Abstract: Treatments to reduce fracture rates in adults with osteogenesis imperfecta are limited. Sclerostin antibody, developed for treating osteoporosis, has not been explored in adults with OI. This study demonstrates that treatment of adult OI mice respond favorably to sclerostin antibody therapy despite retention of the OI-causing defect. Osteogenesis imperfecta (OI) is a heritable collagen-related bone dysplasia, characterized by brittle bones with increased fracture risk. Although OI fracture risk is greatest before puberty, adults with OI remain at risk of fracture. Antiresorptive bisphosphonates are commonly used to treat adult OI, but have shown mixed efficacy. New treatments which consistently improve bone mass throughout the skeleton may improve patient outcomes. Neutralizing antibodies to sclerostin (Scl-Ab) are a novel anabolic therapy that have shown efficacy in preclinical studies by stimulating bone formation via the canonical wnt signaling pathway. The purpose of this study was to evaluate Scl-Ab in an adult 6 month old Brtl/+ model of OI that harbors a typical heterozygous OI-causing Gly > Cys substitution on Col1a1. Six-month-old WT and Brtl/+ mice were treated with Scl-Ab (25 mg/kg, 2×/week) or Veh for 5 weeks. OCN and TRACP5b serum assays, dynamic histomorphometry, microCT and mechanical testing were performed.
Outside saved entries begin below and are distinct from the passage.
+    for (int p = d0 - 1; p <= d1; ++p) {
+      const bool pin = (unsigned)p < (unsigned)kW16;
+      asm volatile("" : "+v"(wlane));
+      const bool v0 = pin && p - 1 >= d0, v1 = pin && p >= d0 && p < d1, v2 = pin && p + 1 < d1;
+#pragma unroll
+      for (int q = 0; q < NCO; ++q) acc2[q] = bi2[q];
+#pragma unroll 1
+      for (int q = 0; q < 16; q += 2) {
+        load(XB, p, q + 1);
+        fetch(WB, q + 1);
+        quad(XA, WA, v0, v1, v2);
+        if (q + 2 < 16) load(XA, p, q + 2); else load(XA, p + 1, 0);
+        fetch(WA, (q + 2) & 15);
+        quad(XB, WB, v0, v1, v2);
+      }
+      if (v1) {
+#pragma unroll
+        for (int coq = 0; coq < NCO; ++coq) tb[((size_t)(p * kW16 + r0) * 8 + 4 + coq) * kW16] = relu4(acc2[coq]);
+      }
+      if (p - 1 >= d0) {
+#pragma unroll
+        for (int coq = 0; coq < NCO; ++coq) tb[((size_t)((p - 1) * kW16 + r0) * 8 + coq) * kW16] = relu4(acc[0][coq]);
+      }
+#pragma unroll
+      for (int coq = 0; coq < NCO; ++coq) { acc[0][coq] = acc[1][coq]; acc[1][coq] = acc[2][coq]; acc[2][coq] = bi[coq]; }
+    }
+  }
+}
+
+template <int NH, int NQ>
 __global__ void __launch_bounds__(512, 2) vrn64b_row_kernel(Vrn64Args a) {
   constexpr int CH = 27 * 64;
   __shared__ float wl[8 * CH];
@@ -167,67 +162,78 @@
   __syncthreads();
   const int lane = threadIdx.x & 63;
   const int lane_row = lane >> 4;
-  const Tile16 tl = wave_tile16<LD>();
-  if (tl.b >= a.B) return;
-  const int r0 = 4 * tl.k, d0 = tl.d0;
-  f32x4 bi[8];
-#pragma unroll
-  for (int q = 0; q < 8; ++q) bi[q] = f32x4{a.b12[4 * q], a.b12[4 * q + 1], a.b12[4 * q + 2], a.b12[4 * q + 3]};
-  f32x4 accL[3][4], accH[3][4];
-#pragma unroll
-  for (int j = 0; j < 3; ++j)
-#pragma unroll
-    for (int q = 0; q < 4; ++q) { accL[j][q] = bi[q]; accH[j][q] = bi[4 + q]; }
-  const i32x4 rs = make_rsrc(a.t12 + (size_t)tl.b * kW16 * kW16 * kW16 * 32, kW16 * kW16 * kW16 * 32 * 4);
-  const i32x4 rx = make_rsrc(a.x + (size_t)tl.b * kW16 * kW16 * kW16 * 64, kW16 * kW16 * kW16 * 64 * 4);
-  const i32x4 ro = make_rsrc(a.out + (size_t)tl.b * kW16 * kW16 * kW16 * 64, kW16 * kW16 * kW16 * 64 * 4);
-  const int lane_off = lane_row * (8 * kRowQ16) + (lane & 15) * 16;
-  const int lane_off_x = lane_row * (16 * kRowQ16) + (lane & 15) * 16;
-  f32x4 XA[3], XB[3];
-  auto load = [&](f32x4 (&X)[3], int p, int q) {
-#pragma unroll
-    for (int kh = 0; kh < 3; ++kh) X[kh] = load_vec<8>(rs, lane_off, lane_row, p, q, r0 + kh - 1);
-  };
-  auto quad = [&](const f32x4 (&X)[3], int q, bool v0, bool v1, bool v2) {
-    float W[28];
-#pragma unroll
-    for (int v = 0; v < 27; ++v) W[v] = wl[(2 * q) * CH + v * 64 + lane];
-    vec_channels<4, 4>(accL, nullptr, W, 0, X, v0, v1, v2);
-#pragma unroll
-    for (int v = 0; v < 27; ++v) W[v] = wl[(2 * q + 1) * CH + v * 64 + lane];
-    vec_channels<4, 4>(accH, nullptr, W, 0, X, v0, v1, v2);
-  };
-  load(XA, d0 - 1, 0);
-#pragma unroll 1
-  for (int p = d0 - 1; p <= d0 + LD; ++p) {
-    const bool pin = (unsigned)p < (unsigned)kW16;
-    const bool v0 = pin && p - 1 >= d0, v1 = pin && p >= d0 && p < d0 + LD, v2 = pin && p + 1 < d0 + LD;
-    load(XB, p, 1);
-    quad(XA, 0, v0, v1, v2);
-    load(XA, p, 2);
-    const int obase = p - 1 >= d0 ? ((p - 1) * kW16 + r0) * (16 * kRowQ16) + lane_off_x : kOOB;
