#pragma unroll 1
  for (int e = 0; e < NSLOT; ++e) (void)issue_entry();
// ... 80 lines not shown
        hi[r] = h0;
        lo[r] = static_cast<_Float16>(v - static_cast<float>(h0));
      }
      if (plane_ok) {
        unsigned char *d = pout + plane_o;
        *reinterpret_cast<f16x4 *>(d) = hi;
        *reinterpret_cast<f16x4 *>(d + HB) = lo;
      }
    } else if constexpr (EPI == 3) {
      if (plane_ok) {
        float *d = static_cast<float *>(A.out) + pfield + int64_t(4 * (g & 1)) * A.V;
#pragma unroll
        for (int r = 0; r < 4; ++r) {
          float v = (prev[r] + pa[r]) * descale + bv4[r];
          if (A.accumulate) v += pold[r];
          if (A.act == kActTanh) v = tanh_affine(v, 2.885390081777927f, 0.f);
          d[int64_t(r) * A.V] = v;
        }
      }
    } else {
      if (pslot != aslot) {
        flush();
        aslot = pslot;
      }
      if (plane_ok) {
        const float t = (prev[0] + pa[0]) * kInvWScale + bv4[0];
        const float sa = __builtin_fabsf((prev[1] + pa[1]) * kInvWScale + bv4[1]);
        const float2 xv = load_field_pair(A, pfield);
        const int a = g >> 1;
        const float v = a ? xv.y : xv.x;
        const float val = EPI == 2 ? (v - t) * nf_exp(sa) : t + v * nf_exp(-sa);
        float2 ov;
        ov.x = a ? 0.f : val;
        ov.y = a ? val : 0.f;
        store_field_pair(A, pfield, ov);
        lacc += double(EPI == 2 ? sa : -sa);
      }
    }
  };

  for (int k = 0; k < nsteps_total; ++k) {
    int ndma = 0;
    if (EPI == 3 && A.accumulate) {
      if (lane_ok) {
        const float *d = static_cast<const float *>(A.out) + fcol + int64_t(2 * s) * L3 + int64_t(4 * (g & 1)) * A.V;
#pragma unroll
        for (int r = 0; r < 4; ++r) nold[r] = d[int64_t(r) * A.V];
      }
    }
    if (!(NF_G2_ABL & 1) && free_next == 4) {
      ndma += issue_entry() ? 2 * PPP : 0;
      ndma += issue_entry() ? 2 * PPP : 0;
    }
    const bool refill = !(NF_G2_ABL & 1) && free_next >= 2;
    auto dma_slot = [&](int i) {
      if (refill && issue_piece(i & 1)) ndma += PPP;
    };
    NF_G2TICK(0)
    if (isB && have_prev && !(NF_G2_ABL & 2)) epilogue((k - 1) & 1);
    NF_G2TICK(1)
#if NF_G2_PRIO
    __builtin_amdgcn_s_setprio(2);
#endif
    f32x4 am[2], ac[2];
    am[0] = am[1] = ac[0] = ac[1] = f32x4{0.f, 0.f, 0.f, 0.f};
    unsigned rowa[4], rowl[4];
#pragma unroll
    for (int i = 0; i < 4; ++i) {
      const unsigned po = unsigned(((rbase + i) & (NSLOT - 1)) * PLANE);
      rowa[i] = po + lane_a;
      rowl[i] = po + lane_al;
    }
    auto fetch = [&](f16x8 (&fh)[4], f16x8 (&fl)[4], int coff, int I0, int I1, int H0, int H1) {
      if constexpr (HALF) {
#pragma unroll
        for (int i = 0; i < 3; ++i) {
          if (i < H0 || i > H1) continue;
          const unsigned rm = unsigned(((rbase + i + psh) & (NSLOT - 1)) * PLANE) + unsigned(int(lane_a) + lane_am_delta);
          fh[i] = *reinterpret_cast<const f16x8 *>(smem_g2 + rm + coff);
          fl[i] = *reinterpret_cast<const f16x8 *>(smem_g2 + rm + 512 + coff);
        }
        return;
      }
#pragma unroll
      for (int i = 0; i < 4; ++i) {
        if (i < I0 || i > I1) continue;
        if (NF_G2_ABL & 8) {
          fh[i] = bh[i]; fl[i] = bl[i];
          asm volatile("" : "+v"(fh[i]), "+v"(fl[i]));
        } else {
          fh[i] = *reinterpret_cast<const f16x8 *>(smem_g2 + rowa[i] + coff);
          fl[i] = *reinterpret_cast<const f16x8 *>(smem_g2 + rowl[i] + coff);
        }
      }
    };
    auto mult = [&](const f16x8 (&fh)[4], const f16x8 (&fl)[4], int base, int J0, int J1) {
      if (NF_G2_ABL & 4) {
#pragma unroll
        for (int i = 0; i < 4; ++i) asm volatile("" ::"v"(fh[i]), "v"(fl[i]));
        return;
      }
      if constexpr (HALF) {
#pragma unroll
        for (int j2 = 0; j2 < 3; ++j2)
          if (j2 >= J0 && j2 <= J1) am[0] = __builtin_amdgcn_mfma_f32_16x16x32_f16(bh[base + j2], fh[j2], am[0], 0, 0, 0);
#pragma unroll
        for (int j2 = 0; j2 < 3; ++j2)
          if (j2 >= J0 && j2 <= J1) ac[0] = __builtin_amdgcn_mfma_f32_16x16x32_f16(bl[base + j2], fh[j2], ac[0], 0, 0, 0);
#pragma unroll
        for (int j2 = 0; j2 < 3; ++j2)
          if (j2 >= J0 && j2 <= J1) ac[0] = __builtin_amdgcn_mfma_f32_16x16x32_f16(bh[base + j2], fl[j2], ac[0], 0, 0, 0);
        return;
      }
#pragma unroll
      for (int j2 = 0; j2 < 3; ++j2)
#pragma unroll
        for (int t = 0; t < 2; ++t)
          if (j2 >= J0 && j2 <= J1) am[t] = __builtin_amdgcn_mfma_f32_16x16x32_f16(bh[base + j2], fh[t + j2], am[t], 0, 0, 0);
#pragma unroll
      for (int j2 = 0; j2 < 3; ++j2)
#pragma unroll
        for (int t = 0; t < 2; ++t)
          if (j2 >= J0 && j2 <= J1) ac[t] = __builtin_amdgcn_mfma_f32_16x16x32_f16(bl[base + j2], fh[t + j2], ac[t], 0, 0, 0);
#pragma unroll
      for (int j2 = 0; j2 < 3; ++j2)
#pragma unroll
        for (int t = 0; t < 2; ++t)
          if (j2 >= J0 && j2 <= J1) ac[t] = __builtin_amdgcn_mfma_f32_16x16x32_f16(bh[base + j2], fl[t + j2], ac[t], 0, 0, 0);
    };
    auto combo_off = [](int jj) { return ((jj / 3) * 4 + jj % 3) * RBL; };
    f16x8 fh0[4], fl0[4], fh1[4], fl1[4];
#define NF_SB __builtin_amdgcn_sched_barrier(0)
    if (!isB) {
      fetch(fh0, fl0, combo_off(0), 0, 3, 0, 2);
      fetch(fh1, fl1, combo_off(1), 0, 3, 0, 2);
      NF_SB; mult(fh0, fl0, 0, 0, 2); NF_SB;
      dma_slot(0);
      fetch(fh0, fl0, combo_off(2), 0, 3, 0, 2);
      NF_SB; mult(fh1, fl1, 3, 0, 2); NF_SB;
      dma_slot(1);
      fetch(fh1, fl1, combo_off(3), 0, 3, 0, 2);
      NF_SB; mult(fh0, fl0, 6, 0, 2); NF_SB;
      dma_slot(2);
      fetch(fh0, fl0, combo_off(4), 0, 2, 0, 1);
      NF_SB; mult(fh1, fl1, 9, 0, 2); NF_SB;
      dma_slot(3);
      mult(fh0, fl0, 12, 0, 1);
      NF_SB;
    } else {
      fetch(fh0, fl0, combo_off(4), 2, 3, 2, 2);
      fetch(fh1, fl1, combo_off(5), 0, 3, 0, 2);
      NF_SB; mult(fh0, fl0, 12 - NSA, 2, 2); NF_SB;
      fetch(fh0, fl0, combo_off(6), 0, 3, 0, 2);
      NF_SB; mult(fh1, fl1, 15 - NSA, 0, 2); NF_SB;
      dma_slot(0);
      fetch(fh1, fl1, combo_off(7), 0, 3, 0, 2);
      NF_SB; mult(fh0, fl0, 18 - NSA, 0, 2); NF_SB;
      dma_slot(1);
      fetch(fh0, fl0, combo_off(8), 0, 3, 0, 2);
      NF_SB; mult(fh1, fl1, 21 - NSA, 0, 2); NF_SB;
      dma_slot(2);
      mult(fh0, fl0, 24 - NSA, 0, 2);
      NF_SB;
      dma_slot(3);
    }
#undef NF_SB
#if NF_G2_PRIO
    __builtin_amdgcn_s_setprio(0);
#endif
    if (!isB && have_prev && !(NF_G2_ABL & 2)) epilogue((k - 1) & 1);
    NF_G2TICK(2)
#pragma unroll
    for (int t = 0; t < 2; ++t)
#pragma unroll
      for (int r = 0; r < 4; ++r) am[t][r] += ac[t][r];
    constexpr bool mh = HALF;
    *reinterpret_cast<f32x4 *>(smem_g2 + (k & 1) * XBUF + xsend) = (isB || mh) ? am[0] : am[1];
    prev = (isB && !mh) ? am[1] : am[0];
    pout = ocol + unsigned(2 * s) * unsigned(RB);
    plane_o = lane_o;
    plane_ok = lane_ok;
    if (EPI == 3) {
      pfield = fcol + int64_t(2 * s) * L3;
      pold = nold;
    } else if (EPI > 0) {
      pfield = fcol + int64_t(2 * s) * HP;
      pslot = col_slot;
    }
    have_prev = true;
    const int allow = s + 1 == nstep ? 0 : ndma;
    if (allow >= 16) wait_vm<16>();
    else if (allow >= 12) wait_vm<12>();
    else if (allow >= 8) wait_vm<8>();
    else if (allow >= 6) wait_vm<6>();
    else if (allow >= 4) wait_vm<4>();
    else if (allow >= 2) wait_vm<2>();
    else wait_vm<0>();
    NF_G2TICK(3)
    lds_barrier();
    NF_G2TICK(4)
    if (++s == nstep) {
      s = 0;
      free_next = 4;
      rbase += 4;
      if (++cci < ncols_my) open_column(cci);
    } else {
      free_next = 2;
      rbase += 2;
    }
  }
#if defined(NF_DIAG) && defined(NF_G2_TIMING)
  if (blockIdx.x == 9 && lane == 0 && (wave == 0 || wave == 4) && nsteps_total > 100)
    printf("[g2 timing] wave %d steps %d | cycles per step: head %.0f  epilogue %.0f  mfma %.0f  wait %.0f  barrier %.0f\n", wave, nsteps_total,
           double(tacc[0]) / nsteps_total, double(tacc[1]) / nsteps_total, double(tacc[2]) / nsteps_total, double(tacc[3]) / nsteps_total, double(tacc[4]) / nsteps_total);
#endif
  if (have_prev) epilogue((nsteps_total - 1) & 1);
  if (EPI == 1 || EPI == 2) flush();
  wait_vm<0>();
}

}
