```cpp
extern "C" q3_status q3_session_run(q3_session* s, int use_graph, float** pcm_host, const size_t* cap, size_t* n_samples, q3_timing* timing) {
    if (!s) return set_err(Q3_INVALID_ARG, "null session");
    if (any_open_text(s)) return set_err(Q3_UNSUPPORTED, "q3_session_run: a row's text is still open (q3_session_append_text with last != 0 closes it; or drive the session with q3_session_generate)");
    using clk = std::chrono::steady_clock;
    auto ms = [](clk::time_point a, clk::time_point b) { return std::chrono::duration<double, std::milli>(b - a).count(); };
    const auto t0 = clk::now();
    s->precapture = use_graph != 0;
    Q3C(q3_session_prefill(s));
    const auto t1 = clk::now();
    const int overlap_env = [] { const char* e = getenv("Q3_DECODE_OVERLAP"); return e ? atoi(e) : 0; }();
    static const int seg_env = [] { const char* e = getenv("Q3_DECODE_SEG"); const int v = e ? atoi(e) : 128; return v < 16 ? 16 : v; }();
    bool overlap = overlap_env != 0 && !s->debug && !s->profile && s->max_frames > seg_env;
    for (auto& q : s->seq) if (!q.ref_codes.empty()) overlap = false;
    const int spf = samples_per_frame(s->m->cfg);
    if (!overlap) {
        Q3C(q3_session_generate(s, s->max_frames, use_graph));
        Q3C(refresh_codes(s));
        const auto t2 = clk::now();
        int total = 0;
        static const int conc = [] { const char* e = getenv("Q3_DECODE_PAIRS"); const int v = e ? atoi(e) : 2; return v < 1 ? 1 : (v > 8 ? 8 : v); }();
        bool any_icl = false;
        for (auto& q : s->seq) any_icl = any_icl || !q.ref_codes.empty();
        if (conc > 1 && s->B > 1 && !any_icl) {
            while ((int)s->par_ws.size() < conc - 1) {
                s->par_ws.emplace_back();
                hipStream_t st = nullptr;
                HIPC(hipStreamCreateWithFlags(&st, hipStreamNonBlocking));
                s->par_streams.push_back(st);
            }
            auto ws_of = [&](int k) -> CodecWS& { return k == 0 ? s->cws : s->par_ws[(size_t)k - 1]; };
            auto st_of = [&](int k) { return k == 0 ? s->stream : s->par_streams[(size_t)k - 1]; };
            if (pcm_host)
                for (int b = 0; b < s->B; ++b)
                    if (pcm_host[b] && s->seq[b].n_frames && (!cap || cap[b] < (size_t)s->seq[b].n_frames * spf)) return set_err(Q3_INVALID_ARG, "pcm buffer too small");
            for (int b0 = 0; b0 < s->B; b0 += conc) {
                const int nb = (s->B - b0) < conc ? (s->B - b0) : conc;
                for (int k = 0; k < nb; ++k) {
                    const int b = b0 + k, T = s->seq[b].n_frames;
                    if (n_samples) n_samples[b] = (size_t)T * spf;
                    total += T;
                    if (T == 0) continue;
                    Q3C(codec_reserve(s->m, ws_of(k), T));
                    HIPC(hipMemcpyAsync(ws_of(k).frames, s->codes + (size_t)b * s->max_frames * 16, (size_t)T * 16 * 4, hipMemcpyDeviceToDevice, st_of(k)));
                    Q3C(codec_decode_dev(s->m, ws_of(k), T, st_of(k), nullptr));
                    if (pcm_host && pcm_host[b])
                        HIPC(hipMemcpyAsync(pcm_host[b], ws_of(k).pcm, (size_t)T * spf * 4, hipMemcpyDeviceToHost, st_of(k)));
                }
                for (int k = 0; k < nb; ++k) HIPC(hipStreamSynchronize(st_of(k)));
            }
        } else
        for (int b = 0; b < s->B; ++b) {
            size_t n = 0;
            Q3C(q3_session_decode(s, b, 0, s->seq[b].n_frames, pcm_host ? pcm_host[b] : nullptr, cap ? cap[b] : 0, &n));
            if (n_samples) n_samples[b] = n;
            total += s->seq[b].n_frames;
        }
        const auto t3 = clk::now();
        if (timing) { timing->prefill_ms = ms(t0, t1); timing->generation_ms = ms(t1, t2); timing->decode_ms = ms(t2, t3); timing->generation_frames = total; }
        return Q3_OK;
    }
    HIPC(hipSetDevice(s->m->device));
    static const int cus = [] { const char* e = getenv("Q3_DECODE_CUS"); const int v = e ? atoi(e) : 0; return v <= 0 ? 0 : (v < 8 ? 8 : (v > 248 ? 248 : v & ~7)); }();
    if (!s->dec_stream) {
        if (cus) {
            uint32_t mask[8] = {0, 0, 0, 0, 0, 0, 0, 0};
            for (int i = 256 - cus; i < 256; ++i) mask[i >> 5] |= 1u << (i & 31);
            HIPC(hipExtStreamCreateWithCUMask(&s->dec_stream, 8, mask));
        } else {
            int least = 0, greatest = 0;
            HIPC(hipDeviceGetStreamPriorityRange(&least, &greatest));
            HIPC(hipStreamCreateWithPriority(&s->dec_stream, hipStreamNonBlocking, least));
        }
    }
    Q3C(codec_reserve(s->m, s->seg_ws, seg_env + CODEC_CTX_FRAMES, s->max_frames));
    struct Split {
        q3::AqlProgram* p = nullptr;
        void release() { if (p) { std::string why; q3::aql_restrict_cus(p, 0, &why); p = nullptr; } }
        ~Split() { release(); }
    } split;
    if (cus && s->aql && !s->aql_failed) { std::string why; if (q3::aql_restrict_cus(s->aql, 256 - cus, &why)) split.p = s->aql; }
    std::vector<int> dec_pos((size_t)s->B, 0);
    std::thread worker; q3_status wst = Q3_OK; std::string werr;
    auto join = [&]() -> q3_status {
        if (worker.joinable()) worker.join();
        if (wst != Q3_OK) return set_err(wst, "%s", werr.c_str());
        return Q3_OK;
    };
    struct Job { int b, a, e; };
    auto seg_enqueue = [s, spf, pcm_host, cap](const Job& j, CodecWS& ws, hipStream_t st) -> q3_status {
        const int c0 = j.a > CODEC_CTX_FRAMES ? j.a - CODEC_CTX_FRAMES : 0;
        if (pcm_host && pcm_host[j.b] && (!cap || cap[j.b] < (size_t)j.e * spf)) return set_err(Q3_INVALID_ARG, "pcm buffer too small");
        HIPC(hipMemcpyAsync(ws.frames, s->codes + (size_t)j.b * s->max_frames * 16, (size_t)j.e * 16 * 4, hipMemcpyDeviceToDevice, st));
        Q3C(codec_decode_dev(s->m, ws, j.e, st, nullptr, c0));
        if (pcm_host && pcm_host[j.b])
            HIPC(hipMemcpyAsync(pcm_host[j.b] + (size_t)j.a * spf, ws.pcm + (size_t)(j.a - c0) * spf, (size_t)(j.e - j.a) * spf * 4, hipMemcpyDeviceToHost, st));
        return Q3_OK;
    };
    auto collect = [&](bool final_pass) {
        std::vector<Job> jobs;
        for (int b = 0; b < s->B; ++b) {
            const SeqInfo& q = s->seq[b];
            const int e = (q.done || final_pass) ? q.n_frames : (q.n_frames < s->frames_run ? q.n_frames : s->frames_run);
            if (e > dec_pos[(size_t)b] && (final_pass || q.done || e - dec_pos[(size_t)b] >= 16)) {
                for (int a = dec_pos[(size_t)b]; a < e; a += seg_env) jobs.push_back({b, a, a + seg_env < e ? a + seg_env : e});
                dec_pos[(size_t)b] = e;
            }
// ... 177 lines not shown
```

Baseline: 2844.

Adult Brtl/+ mice demonstrated a strong anabolic response to Scl-Ab with increased serum osteocalcin and bone formation rate. This anabolic response led to improved trabecular and cortical bone mass in the femur. Mechanical testing revealed Scl-Ab increased Brtl/+ femoral stiffness and strength. Scl-Ab was successfully anabolic in an adult Brtl/+ model of OI.

Allele-specific Col1a1 silencing reduces mutant collagen in fibroblasts from Brtl mouse, a model for classical osteogenesis imperfecta

Abstract: Gene silencing approaches have the potential to become a powerful curative tool for a variety of monogenic diseases caused by gain-of-function mutations. Classical osteogenesis imperfecta (OI), a dominantly inherited bone dysplasia, is characterized in its more severe forms by synthesis of structurally abnormal type I collagen, which exerts a negative effect on extracellular matrix. Specific suppression of the mutant (Mut) allele would convert severe OI forms to the mild type caused by a quantitative defect in normal collagen. Here, we describe the in vitro and ex vivo investigation of a small interfering RNA (siRNA) approach to allele-specific gene silencing using Mut Col1a1 from the Brtl mouse, a well-characterized model for classical human OI. A human embryonic kidney cell line, which expresses the firefly luciferase gene, combined with either wild-type or Mut Brtl Col1a1 exon 23 sequences, was used for the first screening. The siRNAs selected based on their specificity and the corresponding short hairpin RNAs (shRNAs) subcloned in a lentiviral vector were evaluated ex vivo in Brtl fibroblasts for their effect on collagen transcripts and protein. A preferential reduction of the Mut allele of up to 52% was associated with about 40% decrease of the Mut protein, with no alteration of cell proliferation. Interestingly, a downregulation of HSP47, a specific collagen chaperone known to be upregulated in some OI cases, was detected. Our data support further testing of shRNAs and their delivery by lentivirus as a strategy to specifically suppress the Mut allele in mesenchymal stem cells of OI patients for autologous transplantation.